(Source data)
# jolibrain/joliGEN

Measured on AMD Instinct MI355X. Metric: train images/sec at 256x256 (DDPM UNet step), higher is better.
Workload: dtype bf16; 1 GPU; palette_model DDPM, efficient UNet unet_mha ngf64 mults[1,2,4,8] res_blocks[2,2,2,2] mid-attn 16x32, 256x256, batch 32/GPU, inpainting synthetic masks, AdamW+EMA, iter_size 1 (example_ddpm_noglasses2glasses.json + SURVEY Appendix C overrides); global_batch=32, per_gpu_batch=32, image_size=256, efficient=True, parallelism=dp1, n_ranks_seen=1

## Files before the change

joligen_amd/csrc/capi.hip:

```cpp
#include "common.h"

extern "C" int jg_version(void) { return 100; }

extern "C" const char* jg_strerror(int code) {
  switch (code) {
    case JG_OK: return "ok";
    case JG_ERR_BAD_ARG: return "bad argument (null pointer, misaligned leading dimension or unsupported shape)";
    case JG_ERR_UNSUPPORTED: return "unsupported configuration";
    case JG_ERR_LAUNCH: return "HIP launch failed";
    default: return "unknown error";
  }
}

#include <atomic>
#include <cstdlib>
#include <cstring>
#include <mutex>

namespace {
struct TuneDef { const char* env; int dflt; };
const TuneDef kTune[JG_TUNE_COUNT] = {
    {"JG_HALO_CFG", 0}, {"JG_WGRAD_HALO_CFG", 0}, {"JG_CONV_VARIANT", 6}, {"JG_WGRAD_VARIANT", 4}, {"JG_SINKHORN_GENERIC", 0},
    {"JG_CONV1X1", 1}, {"JG_GN_REVERSE", 1}, {"JG_HALO_DBG", 0}, {"JG_PERSIST64", 1}, {"JG_HALO_PIPE", 1}, {"JG_WGRAD_PIPE", 1}, {"JG_CONV_SPLITK", 1}, {"JG_CONV_SMALL_TILE", 1}, {"JG_GN_FUSED", 1}, {"JG_GN_FUSED_CAP", 256}, {"JG_GN_FUSED_DBG", 0}, {"JG_GN_FUSED_SLEEP", 4}, {"JG_WGRAD_LDS_PAD", 0},
    {"JG_LN_BWD_CAP", 256}, {"JG_DW_BWD_CAP", 512}, {"JG_DW_BWD_PPT", 8}, {"JG_CONV_KXK", 1}, {"JG_CONV_RING", 1}, {"JG_WGRAD_DEEP", 1}, {"JG_WGRAD_SW", 0}, {"JG_DETERMINISTIC", 0}, {"JG_WGRAD_GROUP_BLOCKS", 1024}, {"JG_SGEMM_SPLIT", 0}, {"JG_WGRAD_BIG", 1}, {"JG_DW_RUN", 1}};
std::atomic<int> g_tune[JG_TUNE_COUNT];
std::once_flag g_tune_once;
void tune_init() {
  for (int i = 0; i < JG_TUNE_COUNT; ++i) {
    const char* e = getenv(kTune[i].env);
    g_tune[i].store(e ? atoi(e) : kTune[i].dflt, std::memory_order_relaxed);
  }
}
}

namespace {
thread_local const char* g_last_kernel = "";
}
void jg_note_kernel(const char* name) { g_last_kernel = name ? name : ""; }
extern "C" const char* jg_last_kernel(void) { return g_last_kernel; }

int jg_tune(int which) {
  std::call_once(g_tune_once, tune_init);
  return g_tune[which].load(std::memory_order_relaxed);
}

extern "C" int jg_set_tuning(const char* name, int value) {
  if (!name) return JG_ERR_BAD_ARG;
  std::call_once(g_tune_once, tune_init);
  for (int i = 0; i < JG_TUNE_COUNT; ++i)
    if (!strcmp(name, kTune[i].env)) {
      g_tune[i].store(value, std::memory_order_relaxed);
      return JG_OK;
    }
  return JG_ERR_BAD_ARG;
}

extern "C" int jg_get_tuning(const char* name) {
  if (!name) return -1;
  for (int i = 0; i < JG_TUNE_COUNT; ++i)
    if (!strcmp(name, kTune[i].env)) return jg_tune(i);
  return -1;
}
```

joligen_amd/csrc/common.h:

```cpp
#pragma once
#include <hip/hip_runtime.h>
#include <stdint.h>

#include "../../include/jg355.h"

typedef _Float16 f16_t;
typedef __bf16 bf16_t;
typedef _Float16 f16x8 __attribute__((ext_vector_type(8)));
typedef __bf16 bf16x8 __attribute__((ext_vector_type(8)));
typedef float f32x4 __attribute__((ext_vector_type(4)));

#define JG_WAVE 64

enum JgTune { JG_TUNE_HALO_CFG = 0, JG_TUNE_WGRAD_HALO_CFG, JG_TUNE_CONV_VARIANT, JG_TUNE_WGRAD_VARIANT, JG_TUNE_SINKHORN_GENERIC,
              JG_TUNE_CONV1X1, JG_TUNE_GN_REVERSE, JG_TUNE_HALO_DBG, JG_TUNE_PERSIST64, JG_TUNE_HALO_PIPE, JG_TUNE_WGRAD_PIPE, JG_TUNE_CONV_SPLITK, JG_TUNE_CONV_SMALL_TILE, JG_TUNE_GN_FUSED, JG_TUNE_GN_FUSED_CAP, JG_TUNE_GN_FUSED_DBG, JG_TUNE_GN_FUSED_SLEEP, JG_TUNE_WGRAD_LDS_PAD,
              JG_TUNE_LN_BWD_CAP, JG_TUNE_DW_BWD_CAP, JG_TUNE_DW_BWD_PPT, JG_TUNE_CONV_KXK, JG_TUNE_CONV_RING, JG_TUNE_WGRAD_DEEP, JG_TUNE_WGRAD_SW, JG_TUNE_DETERMINISTIC, JG_TUNE_WGRAD_GROUP_BLOCKS, JG_TUNE_SGEMM_SPLIT, JG_TUNE_WGRAD_BIG, JG_TUNE_DW_RUN, JG_TUNE_COUNT };
int jg_tune(int which);
void jg_note_kernel(const char* name);

#define JG_CHECK_LAUNCH()                          \
  do {                                             \
    if (hipGetLastError() != hipSuccess) return JG_ERR_LAUNCH; \
  } while (0)

template <typename T> __device__ __forceinline__ float to_f32(T v) { return (float)v; }
template <typename T> __device__ __forceinline__ T from_f32(float v) { return (T)v; }

template <typename T> __device__ __forceinline__ T bits_to(uint16_t b) { return __builtin_bit_cast(T, b); }
template <typename T> __device__ __forceinline__ uint16_t to_bits(T v) { return __builtin_bit_cast(uint16_t, v); }

template <typename T> __device__ __forceinline__ void unpack8(const uint4& v, float* f) {
  const uint32_t w[4] = {v.x, v.y, v.z, v.w};
#pragma unroll
  for (int i = 0; i < 4; ++i) {
    f[2 * i] = to_f32(bits_to<T>((uint16_t)(w[i] & 0xffffu)));
    f[2 * i + 1] = to_f32(bits_to<T>((uint16_t)(w[i] >> 16)));
  }
}
template <typename T> __device__ __forceinline__ uint4 pack8(const float* f) {
  uint32_t w[4];
#pragma unroll
  for (int i = 0; i < 4; ++i) {
    w[i] = (uint32_t)to_bits<T>(from_f32<T>(f[2 * i])) | ((uint32_t)to_bits<T>(from_f32<T>(f[2 * i + 1])) << 16);
  }
  return make_uint4(w[0], w[1], w[2], w[3]);
}
template <typename T> __device__ __forceinline__ uint2 pack4(float a, float b, float c, float d) {
  uint2 r;
  r.x = (uint32_t)to_bits<T>(from_f32<T>(a)) | ((uint32_t)to_bits<T>(from_f32<T>(b)) << 16);
  r.y = (uint32_t)to_bits<T>(from_f32<T>(c)) | ((uint32_t)to_bits<T>(from_f32<T>(d)) << 16);
  return r;
}
template <typename T> __device__ __forceinline__ void unpack4(const uint2& v, float* f) {
  f[0] = to_f32(bits_to<T>((uint16_t)(v.x & 0xffffu)));
  f[1] = to_f32(bits_to<T>((uint16_t)(v.x >> 16)));
  f[2] = to_f32(bits_to<T>((uint16_t)(v.y & 0xffffu)));
  f[3] = to_f32(bits_to<T>((uint16_t)(v.y >> 16)));
}
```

**TASK DETAILS**
The expected answer is every line above in which the word "strcmp" appears.

**RESULT FOR THIS EXERCISE**
    if (!strcmp(name, kTune[i].env)) {
    if (!strcmp(name, kTune[i].env)) return jg_tune(i);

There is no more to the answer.